ARTICLE AD BOX
There is a leadership conversation unfolding across Nigeria’s corporate and institutional arenas, and the voice of Stephanie Oforka is increasingly central to it.
As Minister of Commerce at Loveworld Nation, Oforka has spent recent years developing a body of thought and evidence around what she calls the stewardship model of leadership. The framework challenges entrenched assumptions about effective executive leadership, resonating because it is grounded in practical experience and clear values.
What Stewardship Means in Oforka’s Framework
Traditionally, leadership is viewed largely in terms of authority: who holds it, how it is exercised, and the outcomes it produces. Oforka’s stewardship model starts from a different premise. For her, leadership is first and foremost about responsibility—the duty of managing assets, relationships, and opportunities that ultimately do not belong to the leader.
This perspective shifts how decisions are made, how partnerships are structured, and how success is measured. A steward leader asks not only “What can I achieve?” but also “What am I accountable for, and to whom?”
In Oforka’s case, the answer is comprehensive. As Minister of Commerce, she is accountable to Loveworld Nation’s global mission, to its partners and stakeholders, to the communities affected by its economic activities, and to the broader Nigerian business environment in which those activities occur.
Stewardship in Practice: The LTIF Example
The most recent clear demonstration of Oforka’s stewardship philosophy was the Loveworld Trade and Investment Forum—LTIF 2025—convened in November 2025 at the Balmoral Convention Centre in Lagos.
The forum was designed with stewardship at its core. It was not created primarily to generate publicity for Loveworld or to showcase institutional scale; it was built to create value—for partners, for investors, for the Nigerian economy, and for the global communities served by Loveworld’s network.

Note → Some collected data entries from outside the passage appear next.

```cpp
template <int NT = 512, int NV = 8, class At>
__device__ __forceinline__ bool split_publish_and_reduce(At&& at, float* slab0, int* ticket,
                                                        int piece, int f, char* smem, int tid) {
  static_assert(NT * NV * 16 == kSplitSlabFloats, "a partial tile is 256 x 256 floats");
  float* const mine = slab0 + (size_t)piece * kSplitSlabFloats;
#pragma unroll
  for (int v = 0; v < NV; ++v)
#pragma unroll
    for (int g4 = 0; g4 < 4; ++g4) {
      const f32x16& a = at(v);
      f32x4 x = {a[4 * g4], a[4 * g4 + 1], a[4 * g4 + 2], a[4 * g4 + 3]};
      *reinterpret_cast<f32x4*>(mine + (((v * 4 + g4) * NT + tid) << 2)) = x;
    }
  asm volatile("s_waitcnt vmcnt(0)" ::: "memory");
  __syncthreads();
  if (tid == 0) {
    __builtin_amdgcn_fence(__ATOMIC_RELEASE, "agent");
    asm volatile("s_waitcnt vmcnt(0)" ::: "memory");
    const int old = __hip_atomic_fetch_add(ticket, 1, __ATOMIC_RELAXED, __HIP_MEMORY_SCOPE_AGENT);
    *reinterpret_cast<volatile int*>(smem) = old;
  }
  __syncthreads();
  const int old = *reinterpret_cast<volatile int*>(smem);
  if (old != f - 1) return false;
  if (tid == 0) {
    __builtin_amdgcn_fence(__ATOMIC_ACQUIRE, "agent");
    __hip_atomic_store(ticket, 0, __ATOMIC_RELAXED, __HIP_MEMORY_SCOPE_AGENT);
  }
  __syncthreads();
#pragma unroll
  for (int h = 0; h < NV / 2; ++h) {
    f32x4 sum[8];
#pragma unroll
    for (int v = 0; v < 8; ++v) sum[v] = f32x4{0.f, 0.f, 0.f, 0.f};
    for (int jj = 0; jj < f; ++jj) {
      const float* const sl = slab0 + (size_t)jj * kSplitSlabFloats;
      f32x4 t[8];
#pragma unroll
      for (int v = 0; v < 8; ++v)
        t[v] = *reinterpret_cast<const f32x4*>(sl + ((((h * 2 + (v >> 2)) * 4 + (v & 3)) * NT + tid) << 2));
#pragma unroll
      for (int v = 0; v < 8; ++v) sum[v] += t[v];
    }
#pragma unroll
    for (int v = 0; v < 8; ++v) {
      f32x16& a = at(h * 2 + (v >> 2));
#pragma unroll
      for (int e = 0; e < 4; ++e) a[4 * (v & 3) + e] = sum[v][e];
    }
  }
  return true;
}

template <int NT, int NV, class At>
__device__ __forceinline__ bool split_publish(At&& at, float* slab0, int* ticket, int piece, int f, char* smem, int tid) {
  static_assert(NT * NV * 16 == kSplitSlabFloats, "a partial tile is 256 x 256 floats");
  float* const mine = slab0 + (size_t)piece * kSplitSlabFloats;
#pragma unroll
  for (int v = 0; v < NV; ++v)
#pragma unroll
    for (int g4 = 0; g4 < 4; ++g4) {
      const f32x16& a = at(v);
      f32x4 x = {a[4 * g4], a[4 * g4 + 1], a[4 * g4 + 2], a[4 * g4 + 3]};
      *reinterpret_cast<f32x4*>(mine + (((v * 4 + g4) * NT + tid) << 2)) = x;
    }
  asm volatile("s_waitcnt vmcnt(0)" ::: "memory");
  __syncthreads();
  if (tid == 0) {
    __builtin_amdgcn_fence(__ATOMIC_RELEASE, "agent");
    asm volatile("s_waitcnt vmcnt(0)" ::: "memory");
    const int old = __hip_atomic_fetch_add(ticket, 1, __ATOMIC_RELAXED, __HIP_MEMORY_SCOPE_AGENT);
    *reinterpret_cast<volatile int*>(smem) = old;
  }
  __syncthreads();
  const int old = *reinterpret_cast<volatile int*>(smem);
  if (old != f - 1) return false;
  if (tid == 0) {
    __builtin_amdgcn_fence(__ATOMIC_ACQUIRE, "agent");
    __hip_atomic_store(ticket, 0, __ATOMIC_RELAXED, __HIP_MEMORY_SCOPE_AGENT);
  }
  __syncthreads();
  return true;
}
template <int NT, int NV, class Emit>
__device__ __forceinline__ void split_reduce_emit(const float* slab0, int f, int tid, Emit&& emit8) {
#pragma unroll
  for (int h = 0; h < NV / 2; ++h) {
    f32x4 sum[8];
#pragma unroll
    for (int k = 0; k < 8; ++k) sum[k] = f32x4{0.f, 0.f, 0.f, 0.f};
    for (int jj = 0; jj < f; ++jj) {
      const float* const sl = slab0 + (size_t)jj * kSplitSlabFloats;
      f32x4 t[8];
#pragma unroll
      for (int k = 0; k < 8; ++k)
        t[k] = *reinterpret_cast<const f32x4*>(sl + (((h * 8 + k) * NT + tid) << 2));
#pragma unroll
      for (int k = 0; k < 8; ++k) sum[k] += t[k];
    }
    emit8(h, sum);
  }
}

__host__ __device__ __forceinline__ int split_factor(int r, int G, float round_us, int fmax, int max_pieces) {
  int f = 1;
  float best = round_us;
  for (int ff = 2; ff <= fmax; ++ff) {
    if (r * ff > max_pieces) break;
    const float t = (float)((r * ff + G - 1) / G) * round_us / ff + 20.f + 1.5f * ff + 0.17f * (r * ff);
    if (t < 0.95f * best) { best = t; f = ff; }
  }
  return f;
}

}
```

Baseline: 951,200 frames/sec.

## Use two-level tree reduction for split-K wgrad partial tiles

Replaces the single-ticket serial finish, where the last arriving piece sums all f partial slabs, with a two-level tree. Pieces are grouped in fours, and the last piece of each group sums its group into the group's first slab. The globally last group finisher then sums only the group results. This shortens the serial tail reduction on the critical path at the cost of extra atomics, an extra slab write pass, and a packed bit-field ticket counter.

```diff
diff --git a/openseq2seq_amd/csrc/conv1d_wgrad.hip b/openseq2seq_amd/csrc/conv1d_wgrad.hip
--- a/openseq2seq_amd/csrc/conv1d_wgrad.hip
+++ b/openseq2seq_amd/csrc/conv1d_wgrad.hip
@@ -22,6 +22,7 @@
   float* ws_slabs;
   int* ws_cnt;
   int ws_nslabs, ncu, force_split;
+  int serial_finish = 0;
   int xcd_order;
   int NG;
   const bf16_t* gx[8];
@@ -890,9 +891,10 @@
   if (npiece > 1) {
     const int sidx = rank - nfull;
     auto at = [&](int v) -> f32x16& { return acc[v >> 2][(v >> 1) & 1][v & 1]; };
-    if (!split_publish_and_reduce(at, p.ws_slabs + (size_t)sidx * f * kSplitSlabFloats,
-                                  p.ws_cnt + sidx, piece, f, smem, tid))
-      return;
+    float* const slabs = p.ws_slabs + (size_t)sidx * f * kSplitSlabFloats;
+    const bool last = split_publish_and_reduce_tree(at, slabs, p.ws_cnt + sidx, piece, f, p.serial_finish ? 16 : 4,
+                                                    smem, tid);
+    if (!last) return;
   }
 
   const int l31 = lane & 31;
@@ -968,12 +970,14 @@
 }
 static int g_wgrad_variant = -1;
 static int g_wgrad_split = -1;
+static int g_wgrad_split_finish = 1;
 static int g_wgrad_sw_ablate = 0;
 static int g_wgrad_xcd = 1;
 static unsigned long long* g_wgrad_dbg = nullptr;
 static int g_wgrad_dbg_mode = 0;
 static os2s::OptionReg r_wg_variant("conv1d_wgrad.variant", [](double v) { g_wgrad_variant = (int)v; });
 static os2s::OptionReg r_wg_split("conv1d_wgrad.split", [](double v) { g_wgrad_split = (int)v; });
+static os2s::OptionReg r_wg_finish("conv1d_wgrad.split_finish", [](double v) { g_wgrad_split_finish = v != 0 ? 1 : 0; });
 static os2s::OptionReg r_wg_abl("conv1d_wgrad.sw_ablate", [](double v) { g_wgrad_sw_ablate = (int)v; });
 static os2s::OptionReg r_wg_xcd("conv1d_wgrad.xcd_order", [](double v) { g_wgrad_xcd = v != 0 ? 1 : 0; });
 static os2s::StampReg r_wg_stamps("conv1d_wgrad", [](void* stamps, int mode) {
@@ -1218,6 +1222,7 @@
     const int pieces = a.ws_nslabs < 16 * r ? a.ws_nslabs : 16 * r;
     WgradGroupTable none;
     none.ngroups = 0; none.total_units = 0;
+    a.serial_finish = g_wgrad_split_finish ? 0 : 1;
     OS2S_LAUNCH(conv1d_wgrad1x1_pp_kernel, dim3(U + pieces), dim3(512), (size_t)160 * 1024,
                 (hipStream_t)stream, a, none);
     return OS2S_OK;
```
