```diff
@@ -76,26 +71,48 @@
   const int unit0 = unit - seg;
   if (sp.S > 2) {
 #pragma unroll
-    for (int blk = 0; blk < NB; ++blk)
-#pragma unroll
-      for (int r = 0; r < 16; ++r) acc[blk >> 1][blk & 1][r] = 0.f;
+    for (int qi = 0; qi < NQ; ++qi) set(qi, f32x4{0.f, 0.f, 0.f, 0.f});
   }
   for (int s = 0; s < sp.S; ++s) {
     if (s == seg && sp.S == 2) continue;
     const float4* other = (const float4*)(sp.slabs + (size_t)(unit0 + s) * SPLIT_SLAB_FLOATS);
 #pragma unroll
-    for (int blk = 0; blk < NB; ++blk)
-#pragma unroll
-      for (int q = 0; q < 4; ++q) {
-        const float4 v = other[((wave * NB + blk) * 4 + q) * 64 + lane];
-        f32x16& a = acc[blk >> 1][blk & 1];
-        a[4 * q] += v.x;
-        a[4 * q + 1] += v.y;
-        a[4 * q + 2] += v.z;
-        a[4 * q + 3] += v.w;
-      }
+    for (int qi = 0; qi < NQ; ++qi) {
+      const float4 v = other[(wave * NQ + qi) * 64 + lane];
+      f32x4 a = get(qi);
+      a[0] += v.x;
+      a[1] += v.y;
+      a[2] += v.z;
+      a[3] += v.w;
+      set(qi, a);
+    }
   }
   return true;
 }
 
+template <int TM>
+__device__ __forceinline__ bool split_k_reduce(f32x16 (&acc)[TM][2], const SplitArgs& sp, int unit, int seg, int tile_id,
+                                               char* smem, int tid, int wave, int lane) {
+  return split_k_reduce_quads<TM * 8>(
+      [&](int qi) __attribute__((always_inline)) {
+        const f32x16& a = acc[qi >> 3][(qi >> 2) & 1];
+        const int q = qi & 3;
+        return f32x4{a[4 * q], a[4 * q + 1], a[4 * q + 2], a[4 * q + 3]};
+      },
+      [&](int qi, f32x4 v) __attribute__((always_inline)) {
+        f32x16& a = acc[qi >> 3][(qi >> 2) & 1];
+        const int q = qi & 3;
+        a[4 * q] = v[0], a[4 * q + 1] = v[1], a[4 * q + 2] = v[2], a[4 * q + 3] = v[3];
+      },
+      sp, unit, seg, tile_id, smem, tid, wave, lane);
 }
+
+template <int TMB>
+__device__ __forceinline__ bool split_k_reduce(f32x4 (&acc)[TMB][4], const SplitArgs& sp, int unit, int seg, int tile_id,
+                                               char* smem, int tid, int wave, int lane) {
+  return split_k_reduce_quads<TMB * 4>([&](int qi) __attribute__((always_inline)) { return acc[qi >> 2][qi & 3]; },
+                                       [&](int qi, f32x4 v) __attribute__((always_inline)) { acc[qi >> 2][qi & 3] = v; }, sp, unit, seg,
+                                       tile_id, smem, tid, wave, lane);
+}
+
+}
```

In her address, Oforka made this explicit. She framed the ministry’s work in terms of accountability and impact: every partnership entered, every trade agreement explored, and every investment facilitated would be evaluated not only against financial returns but also against the depth of transformation it produced.
Why This Model Matters for Nigeria
Nigeria’s recent economic history has seen both spectacular corporate success and high‑profile institutional failure. Many failures can be traced to leadership cultures in which short‑term gain, personal accumulation, or organisational self‑preservation override broader responsibilities.
Oforka’s stewardship model offers an alternative—neither naive nor anti‑commercial. It does not ask leaders to sacrifice performance for principle; instead, it argues that principled leadership is the foundation of durable performance.
For a generation of Nigerian executives navigating increasingly complex stakeholder environments—balancing regulatory demands, community expectations, employee welfare, and investor returns—this framework is both timely and practical.
Oforka is not merely articulating a philosophy; she is enacting it in a high‑stakes institutional context with measurable results. That makes her leadership worth studying—not as a devotional exercise, but as a rigorous model for the kind of executive leadership Nigeria needs most.